All groups that use one VHD image per group are configured to be deleted after the computer becomes offline.

si458 commented 1 week ago

@sheshko-as hmmm and they vanish ok? this is getting very stange now as i liteally have no idea whats causing the memory leak/increase you COULD try running node --trace-warnings node_modules/meshcentral and see if that every displays any output before it crashes it could very well be the --trace-warnings issue, also you could try using the latest node 20.15.0 as the was push for a fix to do with misleaking messages https://github.com/nodejs/node/pull/51204

sheshko-as commented 1 week ago

hmmm and they vanish ok?

yes

sheshko-as commented 1 week ago

you COULD try running node --trace-warnings node_modules/meshcentral and see if that every displays any output before it crashes it could very well be the --trace-warnings issue, also you could try using the latest node 20.15.0 as the was push for a fix to do with misleaking messages nodejs/node#51204

Okay, I'll do everything, I'll write you back based on the result

si458 commented 1 week ago

@sheshko-as no worries! in theory the node 20.13+ will fix the Warning: An error event has already been emitted on the socket. Please use the destroy method on the socket while handling a 'clientError' event. messages (explains why im not seeing them anymore as i moved to node 20) but i will downgrade my setup to node 18 and monitor see if it increases ram wise too

sheshko-as commented 1 week ago

@sheshko-as no worries! in theory the node 20.13+ will fix the Warning: An error event has already been emitted on the socket. Please use the destroy method on the socket while handling a 'clientError' event. messages (explains why im not seeing them anymore as i moved to node 20) but i will downgrade my setup to node 18 and monitor see if it increases ram wise too

updated to 20.15, did not help, the problem was repeated today

si458 commented 1 week ago

@sheshko-as which issue sorry? u mean the memory increase/crash? did you see when it started increasing and if you did anything like connect to a computer? in theory the An error event has already been emitted should vanish with the latest LTS of node 20

sheshko-as commented 1 week ago

did you see when it started increasing and if you did anything like connect to a computer?

I'm trying to figure out what action causes uncontrolled RAM growth to begin, but it's not working yet.

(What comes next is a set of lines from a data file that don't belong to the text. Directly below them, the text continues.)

#define SFA_DP_STEP(YV, U)                                                                                                   \
    do {                                                                                                                     \
        if constexpr (STD) {                                                                                                 \
            if (e >= kStepsPerLoad)                                                                                          \
                dp_step<R, TRACK, STD, int, false>(cv, sv, dprev, sdprev, x, (YV), t_begin + e + (U), lane0, xc);            \
            else                                                                                                             \
                dp_step<R, TRACK, STD, int, true>(cv, sv, dprev, sdprev, x, (YV), t_begin + e + (U), lane0, xc);             \
        } else {                                                                                                             \
            dp_step<R, TRACK, STD, int>(cv, sv, dprev, sdprev, x, (YV), t_begin + e + (U), lane0, xc);                       \
        }                                                                                                                    \
    } while (0)
    float4u ycur = *reinterpret_cast<const float4u *>(yp);
    const int e_main = lq - t_begin;
    for (; e < e_main; e += kStepsPerLoad) {
        const float4u ynext = *reinterpret_cast<const float4u *>(yp + e + kStepsPerLoad);
        maybe_checkpoint();
#pragma unroll
        for (int u = 0; u < kStepsPerLoad; ++u) SFA_DP_STEP(ycur.v[u], u);
        ycur = ynext;
    }
    int jqv = 0;
    constexpr bool MIX = !STD;
    constexpr bool CELL = CellFromFill<R, STD>::value;
    constexpr int NS = 64 / L;
    const int my_slot = (threadIdx.x & 63) / L;
    int q_s[NS], ws_s[NS], we_s[NS];
#pragma unroll
    for (int sl = 0; sl < NS; ++sl) {
        q_s[sl] = MIX ? __builtin_amdgcn_readlane(mq.myq, sl * L) : qlen;
        ws_s[sl] = 0;
        we_s[sl] = min(q_s[sl], rlen);
    }
    float wmin = INFINITY;
    int wpos = CELL ? 0 : -1;
    for (int col = 0; col < rlen;) {
        pr.at_window(col);
        int nxt = we_s[0];
#pragma unroll
        for (int sl = 1; sl < NS; ++sl) nxt = min(nxt, we_s[sl]);
        const int wl = STD ? rlen : nxt - col;
        const int nb = wl >> 2, rm = wl & 3;
        auto track = [&]() {
            const float cl = (RQ >= 0) ? static_cast<float>(cv[RQ >= 0 ? RQ : 0]) : static_cast<float>(cv[rq]);
            if (!CELL) {
                wmin = fminf(wmin, cl);
            } else {
                const bool lt = cl < wmin;
                wmin = lt ? cl : wmin;
                wpos = lt ? jqv : wpos;
                jqv += 1;
            }
        };
        auto block = [&](const float4u &yv) {
            maybe_checkpoint();
#pragma unroll
            for (int u = 0; u < kStepsPerLoad; ++u) {
                SFA_DP_STEP(yv.v[u], u);
                if (!STD) track();
            }
            e += kStepsPerLoad;
        };
        int b = 0;
        for (; R < 32 && b + 1 < nb; b += 2) {
            const float4u yb = *reinterpret_cast<const float4u *>(yp + e + kStepsPerLoad);
            block(ycur);
            ycur = *reinterpret_cast<const float4u *>(yp + e + kStepsPerLoad);
            block(yb);
        }
        for (; b < nb; ++b) {
            const float4u yb = *reinterpret_cast<const float4u *>(yp + e + kStepsPerLoad);
            block(ycur);
            ycur = yb;
        }
        if (rm) {
            const float4u ynext = *reinterpret_cast<const float4u *>(yp + e + rm);
            maybe_checkpoint();
#pragma unroll
            for (int u = 0; u < kStepsPerLoad - 1; ++u) {
                if (u < rm) {
                    SFA_DP_STEP(ycur.v[u], u);
                    if (!STD) track();
                }
            }
            e += rm;
            ycur = ynext;
        }
        if (MIX) {
            unsigned long long endmask = 0;
            int wsl = ws_s[0];
#pragma unroll
            for (int sl = 0; sl < NS; ++sl) {
                const unsigned long long lanes_of_slot = (L == 64) ? ~0ull : (((1ull << (L & 63)) - 1) << ((sl * L) & 63));
                if (we_s[sl] == nxt) endmask |= lanes_of_slot;
                if (sl > 0) wsl = (my_slot == sl) ? ws_s[sl] : wsl;
            }
            const bool ending = (endmask >> (threadIdx.x & 63)) & 1;
            const bool became_best = top.offer_if(ending, wmin, CELL ? wpos : wsl, job);
            if constexpr (SEC) {
                if (ending && owner) top5_offer(t5, wmin, CELL ? wpos : wsl, job);
            }
            if (LCK) {
                const unsigned long long improved = __ballot(became_best && owner);
                if (improved) lck->template save<R, L, WT>(improved, wmin, wsl + e_main, a.trace_margin, lq, job, a.lck_shift);
            }
            wmin = ending ? INFINITY : wmin;
            if (CELL) wpos = ending ? nxt : wpos;
#pragma unroll
            for (int sl = 0; sl < NS; ++sl) {
                if (we_s[sl] == nxt) {
                    ws_s[sl] = nxt;
                    we_s[sl] = min(nxt + q_s[sl], rlen);
                }
            }
        } else {
            const float cl = (RQ >= 0) ? static_cast<float>(cv[RQ >= 0 ? RQ : 0]) : static_cast<float>(cv[rq]);
            top.offer(cl, rlen - 1, job);
            if constexpr (SEC) {
                if (owner) top5_offer(t5, cl, rlen - 1, job);
            }
        }
        col += wl;
    }
    pr.remaining -= rlen;
#undef SFA_DP_STEP
}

sheshko-as commented 1 week ago

u mean the memory increase/crash?

yes

sheshko-as commented 2 days ago

I think I found it: the problem is due to relay sessions, for many users, when opening a lot of RDP, several MeshRouter windows open, and not one, as expected. I think the problem occurs when meshcentral users run multiple copies of the MeshCentralRouter application due to an error when clicking the RDP button in the browser. If the user has only one instance of the MeshCentralRouter program running, RAM does not grow. I'll try to find the reason why this is happening. image image

si458 commented 2 days ago

OK that's an interesting theory!

So its opening multiple meshcentralrouter sessions that seems to increase the ram on the server side!

I'll have to test myself, sadly I don't have 32 comps that have rdp. But I suppose I could open 32 remote desktops and see if the memory starts increasing!